Pour l'appli qu'il veut faire, je ne pense pas.
Après, c'est super facile de faire une appli complètement pourrie si on s'y prend comme un bourrin, mais c'est quand même rare d'être obligé de recourir au C pour régler les soucis.

Et puis, on ne parle pas d'un type qui veut en faire son métier là, ce qu'il veut c'est une tableview, un parser, une textview et un enregistrement en local... certes ça s'apprend peut-être pas en 10 heures, mais ça ne requiert pas non plus de connaître la bible du C par coeur...


----------



## DualG4 (17 Février 2011)

Rez2a a dit:


> Pour l'appli qu'il veut faire, je ne pense pas.
> Après, c'est super facile de faire une appli complètement pourrie si on s'y prend comme un bourrin, mais c'est quand même rare d'être obligé de recourir au C pour régler les soucis.
> 
> Et puis, on ne parle pas d'un type qui veut en faire son métier là, ce qu'il veut c'est une tableview, un parser, une textview et un enregistrement en local... certes ça s'apprend peut-être pas en 10 heures, mais ça ne requiert pas non plus de connaître la bible du C par coeur...
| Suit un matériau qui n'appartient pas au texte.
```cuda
template <int LS>
TK_DEV void decode_frame_tokens_lockstep(const TokJob& J, const Geom& g, const LockstepTables& T, const uint8_t* P,
                                         uint16_t* above) {
  for (int c = 0; c < g.mb_cols; c++) above[c * LS] = 0;
  LaneReader parts[8];
  const int nparts = static_cast<int>(J.nparts);
  for (int k = 0; k < nparts; k++) lr_init(parts[k], J.bits + J.part_off[k], J.part_len[k]);
  uint8_t* const mbs = reinterpret_cast<uint8_t*>(J.mbs);
  vp8gpu_token* const t_begin = J.tokens;
  vp8gpu_token* t = t_begin;
  vp8gpu_token* t0 = t_begin;
  const vp8gpu_token* const t_limit = t_begin + J.tok_cap;
  uint32_t overflow = 0;
  const int n_mbs = g.mb_cols * g.mb_rows;
  const int n_words = (n_mbs + 15) >> 4;
  uint32_t info = n_words > 0 ? TK_LDG(J.mbinfo) : 0u, info_next = n_words > 1 ? TK_LDG(J.mbinfo + 1) : 0u;

  LaneReader tr = parts[0];
  int idx = 0, col = 0, row = 0;
  unsigned a_nz = 0, left_nz = 0;
  int bq = 0, last_y_type = 0, first_y = 0;
  int has_y2_cur = 0;
  int type_off = 0, bx = 0, by = 0;
  int i = 0, ctx = 0, node = kNodeEnd, nz = 0;
  int v = 0, acc = 0, cat = 0, nrem = 0, extra_k = 0;
  bool need_mb = true;
  bool done = n_mbs == 0;

  while (!done) {
    if (node == kNodeEnd) {
      if (!need_mb) {
        a_nz = (a_nz & ~(1u << bx)) | (static_cast<unsigned>(nz) << bx);
        left_nz = (left_nz & ~(1u << by)) | (static_cast<unsigned>(nz) << by);
        bq++;
        if (bq == 24) {
          above[col * LS] = static_cast<uint16_t>(a_nz);
          uint8_t* rec = mbs + 32 * static_cast<size_t>(idx);
          *reinterpret_cast<uint32_t*>(rec) = static_cast<uint32_t>(t0 - t_begin);
          *reinterpret_cast<uint16_t*>(rec + 4) = static_cast<uint16_t>(t - t0);
          rec[11] = static_cast<uint8_t>(has_y2_cur ? VP8GPU_MB_HAS_Y2 : 0);
          idx++;
          col++;
          need_mb = true;
        }
      }
      while (need_mb && !done) {
        if (idx == n_mbs) {
          done = true;
          break;
        }
        if (col == g.mb_cols) {
          parts[row & (nparts - 1)] = tr;
          row++;
          col = 0;
          left_nz = 0;
          tr = parts[row & (nparts - 1)];
        }
        const unsigned bits2 = (info >> (2 * (idx & 15))) & 3u;
        if ((idx & 15) == 15) {
          info = info_next;
          const int nw = (idx >> 4) + 2;
          info_next = nw < n_words ? TK_LDG(J.mbinfo + nw) : 0u;
        }
        const bool skip = (bits2 & VP8GPU_MB_SKIP) != 0;
        const bool has_y2 = (bits2 & VP8GPU_MB_HAS_Y2) != 0;
        has_y2_cur = has_y2;
        a_nz = above[col * LS];
        t0 = t;
        bool settled = false;
        if (skip) {
          const unsigned keep = has_y2 ? 0u : 0x100u;
          a_nz &= keep;
          left_nz &= keep;
          settled = true;
        } else if (t + 400 > t_limit) {
          overflow = 1;
          a_nz = 0;
          left_nz = 0;
          settled = true;
        }
        if (settled) {
          above[col * LS] = static_cast<uint16_t>(a_nz);
          uint8_t* rec = mbs + 32 * static_cast<size_t>(idx);
          *reinterpret_cast<uint32_t*>(rec) = static_cast<uint32_t>(t0 - t_begin);
          *reinterpret_cast<uint16_t*>(rec + 4) = 0;
          rec[11] = static_cast<uint8_t>(has_y2 ? VP8GPU_MB_HAS_Y2 : 0);
          idx++;
          col++;
          continue;
        }
        need_mb = false;
        bq = has_y2 ? -1 : 0;
        last_y_type = has_y2 ? 0 : 3;
        first_y = has_y2 ? 1 : 0;
      }
      if (done) break;
      if (bq < 0) {
        type_off = 1 * 264, bx = 8, by = 8, i = 0;
      } else if (bq < 16) {
        type_off = last_y_type * 264, bx = bq & 3, by = bq >> 2, i = first_y;
      } else {
        const int sh = 4 + 2 * ((bq - 16) >> 2);
        type_off = 2 * 264, bx = sh + (bq & 1), by = sh + ((bq >> 1) & 1), i = 0;
      }
      ctx = ((a_nz >> bx) & 1) + ((left_nz >> by) & 1);
      node = 0;
      nz = 0;
    }

    const int tree_node = node <= 10 ? node : 0;
    const uint32_t p_tree = P[(type_off + T.band[i & 15] * 33 + ctx * 11 + tree_node) * LS];
    const uint32_t p_extra = T.cat_prob[cat][extra_k];
    const uint32_t prob = node <= 10 ? p_tree : (node == kNodeExtra ? p_extra : 128u);
    const int bit = lr_get(tr, prob);

    if (node <= 10) {
      const uint32_t e = T.trans[node * 2 + bit];
      node = e & 15;
      const int setv = (e >> 4) & 15;
      v = setv ? setv : v;
      if ((e >> 8) & 1) {
        i++;
        ctx = 0;
        if (i == 16) node = kNodeEnd;
      }
      const int c = (e >> 9) & 7;
      if (c) {
        cat = c;
        nrem = T.cat_bits[c];
        acc = 0;
        extra_k = 0;
      }
    } else if (node == kNodeExtra) {
      acc = (acc << 1) + bit;
      extra_k++;
      if (--nrem == 0) {
        v = T.cat_base[cat] + acc;
        extra_k = 0;
        node = kNodeSign;
      }
    } else {
      const int sv = bit ? -v : v;
      const int blk = bq < 0 ? VP8GPU_BLK_Y2 : bq;
      *t++ = (static_cast<uint32_t>(blk) << 20) | (static_cast<uint32_t>(T.zigzag[i]) << 16) | static_cast<uint16_t>(sv);
      nz = 1;
      ctx = v == 1 ? 1 : 2;
      i++;
      node = i == 16 ? kNodeEnd : 0;
    }
  }
  J.result[0] = static_cast<uint32_t>(t - t_begin);
  if (overflow) J.result[1] = 1;
}

}
}
```

Measured before the change: 10770.

## Rework boolean decoder arithmetic with split 32-bit state and shared-memory prob loads

Rewrites the bool-decoder state from a 64-bit value plus 8-bit range into two 32-bit halves and a range pre-shifted by 16 bits. The split threshold is now computed in a single multiply-add, normalisation uses bfind and a funnel shift, and the 64-bit shifts on the serial decode path are dropped. Probability tables are addressed through 32-bit shared-memory addresses with explicit ld.shared.v4 loads instead of generic pointers, and the refill check is moved after the prefetch load. The aim is a shorter dependency chain per decoded bit in this latency-bound serial token parser, at the cost of inline PTX and tricky arithmetic equivalence.

```diff
diff --git a/alfalfa_b200/csrc/tokens.cu b/alfalfa_b200/csrc/tokens.cu
--- a/alfalfa_b200/csrc/tokens.cu
+++ b/alfalfa_b200/csrc/tokens.cu
@@ -14,7 +14,7 @@
                                                           int nslots, Geom g) {
   __shared__ __align__(16) uint8_t probs_all[kTokWarps][tok::kProbBytes];
   __shared__ uint16_t above_all[kTokWarps][kMaxCols];
-  const int warp = threadIdx.x >> 5, lane = threadIdx.x & 31;
+  const int warp = kTokWarps == 1 ? 0 : threadIdx.x >> 5, lane = threadIdx.x & 31;
   const int job = blockIdx.x * kTokWarps + warp;
   if (job >= count) return;
   uint8_t* probs = probs_all[warp];
diff --git a/alfalfa_b200/csrc/tokens_core.cuh b/alfalfa_b200/csrc/tokens_core.cuh
--- a/alfalfa_b200/csrc/tokens_core.cuh
+++ b/alfalfa_b200/csrc/tokens_core.cuh
@@ -41,16 +41,18 @@
 
 #ifdef __CUDACC__
 #define TK_BSWAP(x) __byte_perm((x), 0, 0x0123)
+#define TK_FUNNEL_L(lo, hi, s) __funnelshift_l((lo), (hi), (s))
 #else
 #define TK_BSWAP(x) __builtin_bswap32(x)
+#define TK_FUNNEL_L(lo, hi, s) static_cast<uint32_t>(((static_cast<uint64_t>(hi) << 32) | (lo)) << (s) >> 32)
 #endif
 struct LaneReader {
   const uint8_t* p;
   const uint8_t* end;
-  uint64_t value;
+  uint32_t hi, lo;
   int nbits;
   uint32_t nxt;
-  uint32_t range;
+  uint32_t rng16;
 };
 TK_DEV uint32_t lr_fetch(LaneReader& b) {
   uint32_t w = 0;
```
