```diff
diff --git a/modulation_mfcc_amd/csrc/mm_tables.cpp b/modulation_mfcc_amd/csrc/mm_tables.cpp
--- a/modulation_mfcc_amd/csrc/mm_tables.cpp
+++ b/modulation_mfcc_amd/csrc/mm_tables.cpp
@@ -184,7 +184,8 @@
   if (csr->w.empty()) csr->w.push_back(0.0f);
 }
 
-bool build_mel_sweep(const mm_config& c, const float* dense, int n_waves, MelSweep* out, const double* weights) {
+bool build_mel_sweep(const mm_config& c, const float* dense, int n_waves, MelSweep* out, const double* weights,
+                     double filter_cost, double lead_cost) {
   const int n_mels = c.n_mels, n_bins = c.n_fft / 2 + 1;
   out->wlo.assign(n_bins, 0.0f);
   out->whi.assign(n_bins, 0.0f);
@@ -223,7 +224,7 @@
   };
   int kb_all, ke_all;
   range_of(0, n_mels, &kb_all, &ke_all);
-  const double total = (double)(ke_all - kb_all) + 6.0 * n_mels;
+  const double total = (double)(ke_all - kb_all) + filter_cost * n_mels + lead_cost;
   out->part.assign((size_t)n_waves * 4, 0);
   double wsum = 0.0, wcum = 0.0;
   for (int w = 0; w < n_waves; ++w) wsum += weights ? weights[w] : 1.0;
@@ -239,7 +240,7 @@
       while (m1 < n_mels) {
         int kb, ke;
         range_of(0, m1 + 1, &kb, &ke);
-        const double cum = (double)(ke - kb_all > 0 ? ke - kb_all : 0) + 6.0 * (m1 + 1);
+        const double cum = (double)(ke - kb_all > 0 ? ke - kb_all : 0) + filter_cost * (m1 + 1) + lead_cost;
         if (cum > target && m1 > m0) break;
         ++m1;
         if (cum > target) break;
@@ -257,6 +258,29 @@
     m = m1;
   }
   return true;
+}
+
+static void emit_mel_run(const MelSweep& sw, int n_bins, int d, bool zero_lo, bool zero_hi, MelRuns* out) {
+  int ks = n_bins, ke = 0;
+  for (int k = 0; k < n_bins; ++k)
+    if (sw.d[k] == d && (sw.wlo[k] != 0.0f || sw.whi[k] != 0.0f)) { ks = std::min(ks, k); ke = std::max(ke, k + 1); }
+  int g0 = 0, g1 = 0;
+  if (ke > ks) { g0 = ks / 4; g1 = (ke + 3) / 4; }
+  out->hdr.push_back(4 * g0);
+  out->hdr.push_back(g1 - g0);
+  out->hdr.push_back((int)(out->grp.size() / 8));
+  out->hdr.push_back(d);
+  for (int g = g0; g < g1; ++g) {
+    float wl[4], wh[4];
+    for (int u = 0; u < 4; ++u) {
+      const int k = 4 * g + u;
+      const bool in = (k >= ks && k < ke && k < n_bins && sw.d[k] == d);
+      wl[u] = in && !zero_lo ? sw.wlo[k] : 0.0f;
+      wh[u] = in && !zero_hi ? sw.whi[k] : 0.0f;
+    }
+    for (int u = 0; u < 4; ++u) out->grp.push_back(wl[u]);
+    for (int u = 0; u < 4; ++u) out->grp.push_back(wh[u]);
+  }
 }
 
 void build_mel_runs(const mm_config& c, const MelSweep& sw, int n_waves, MelRuns* out) {
@@ -268,34 +292,31 @@
     out->part[w * 4 + 0] = (int)(out->hdr.size() / 4);
     out->part[w * 4 + 2] = m0;
     out->part[w * 4 + 3] = m1;
+    for (int d = m0 - 1; m1 > m0 && d <= m1 - 1; ++d) emit_mel_run(sw, n_bins, d, d == m0 - 1, d == m1 - 1, out);
+    out->part[w * 4 + 1] = (int)(out->hdr.size() / 4);
+  }
+}
+
+void build_mel_runs_shared(const mm_config& c, const MelSweep& sw, int n_waves, MelRuns* out) {
+  const int n_bins = c.n_fft / 2 + 1;
+  out->hdr.clear(); out->grp.clear();
+  out->part.assign((size_t)n_waves * 4, 0);
+  bool first = true;
+  for (int w = 0; w < n_waves; ++w) {
+    const int m0 = sw.part[w * 4 + 2], m1 = sw.part[w * 4 + 3];
+    out->part[w * 4 + 0] = (int)(out->hdr.size() / 4);
+    out->part[w * 4 + 2] = m0;
+    int flags = 0;
     if (m1 > m0) {
-      for (int d = m0 - 1; d <= m1 - 1; ++d) {
-        int ks = n_bins, ke = 0;
-        for (int k = 0; k < n_bins; ++k)
-          if (sw.d[k] == d && (sw.wlo[k] != 0.0f || sw.whi[k] != 0.0f)) { ks = std::min(ks, k); ke = std::max(ke, k + 1); }
-        int g0 = 0, g1 = 0;
-        if (ke > ks) { g0 = ks / 4; g1 = (ke + 3) / 4; }
-        out->hdr.push_back(4 * g0);
-        out->hdr.push_back(g1 - g0);
-        out->hdr.push_back((int)(out->grp.size() / 8));
-        out->hdr.push_back(d);
-        for (int g = g0; g < g1; ++g) {
-          float wl[4], wh[4];
-          for (int u = 0; u < 4; ++u) {
-            const int k = 4 * g + u;
-            const bool in = (k >= ks && k < ke && k < n_bins && sw.d[k] == d);
-            wl[u] = in ? sw.wlo[k] : 0.0f;
-            wh[u] = in ? sw.whi[k] : 0.0f;
-            if (d == m0 - 1) wl[u] = 0.0f;
-            if (d == m1 - 1) wh[u] = 0.0f;
-          }
-          for (int u = 0; u < 4; ++u) out->grp.push_back(wl[u]);
-          for (int u = 0; u < 4; ++u) out->grp.push_back(wh[u]);
-        }
-      }
+      bool succ = false;
+      for (int v = w + 1; v < n_waves && !succ; ++v) succ = sw.part[v * 4 + 3] > sw.part[v * 4 + 2];
+      flags = (first ? 0 : MM_RUNS_CONSUMER) | (succ ? MM_RUNS_PRODUCER : 0);
+      for (int d = first ? m0 - 1 : m0; d <= m1 - 1; ++d) emit_mel_run(sw, n_bins, d, false, d == m1 - 1 && !succ, out);
+      first = false;
     }
     out->part[w * 4 + 1] = (int)(out->hdr.size() / 4);
-  }
-}
-
-}
+    out->part[w * 4 + 3] = m1 | flags;
+  }
+}
+
+}
diff --git a/modulation_mfcc_amd/plan.py b/modulation_mfcc_amd/plan.py
--- a/modulation_mfcc_amd/plan.py
+++ b/modulation_mfcc_amd/plan.py
@@ -102,6 +102,18 @@
                                                  cnt.ctypes.data), "mm_build_mel_runs")
         return hdr[:cnt[0]], grp[:cnt[1]], part
 
+    def mel_runs_shared(self, n_waves: int = 16, weighted: bool = False):
+        c = self.to_c()
+        cap_r, cap_g = self.n_mels + 2 * n_waves + 8, self.n_bins // 4 + 2 * self.n_mels + 4 * n_waves + 8
+        hdr = np.zeros((cap_r, 4), dtype=np.int32)
+        grp = np.zeros((cap_g, 8), dtype=np.float32)
+        part = np.zeros((n_waves, 4), dtype=np.int32)
+        cnt = np.zeros(2, dtype=np.int32)
+        _lib.check(_lib.load().mm_build_mel_runs_shared(C.byref(c), n_waves, 1 if weighted else 0, hdr.ctypes.data, cap_r,
+                                                        grp.ctypes.data, cap_g, part.ctypes.data,
+                                                        cnt.ctypes.data), "mm_build_mel_runs_shared")
+        return hdr[:cnt[0]], grp[:cnt[1]], part
+
     def asdict(self):
         return asdict(self)
 
@@ -218,6 +230,13 @@
 
     def set_fuse_tail(self, on=True):
         return self._lib.mm_plan_set_fuse_tail(self._h, 2 if on == 2 else (1 if on else 0))
+
+    @property
+    def shared_runs(self):
+        return bool(self._lib.mm_plan_shared_runs(self._h))
+
+    def set_shared_runs(self, on=True):
+        return bool(self._lib.mm_plan_set_shared_runs(self._h, 1 if on else 0))
 
     def force_generic(self, on=True):
         return self._lib.mm_plan_force_generic(self._h, 1 if on else 0)
```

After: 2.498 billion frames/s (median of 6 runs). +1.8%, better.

Je pense la même chose. La maîtrise du C est un plus, mais n'est pas indispensable. 
La seule fois où j'ai eu besoin du C, c'était pour faire transiter du MIDI vers un ampli. Assez spécifique, donc.


----------



## tatouille (17 Février 2011)

DualG4 a dit:


> Je pense la même chose. La maîtrise du C est un plus, mais n'est pas indispensable.
> La seule fois où j'ai eu besoin du C, c'était pour faire transiter du MIDI vers un ampli. Assez spécifique, donc.



je voudrais dire que l'obj-c est un Runtime Object pour C et on voit souvant des applis qui sont truffées de leaks et crash parce que pas foutu d'ouvrir GDB et lire un stack frame et une me-connaissance absolue de l'inline-asm je ne sais pas comment tu t'imagines programmer sans ce minimum.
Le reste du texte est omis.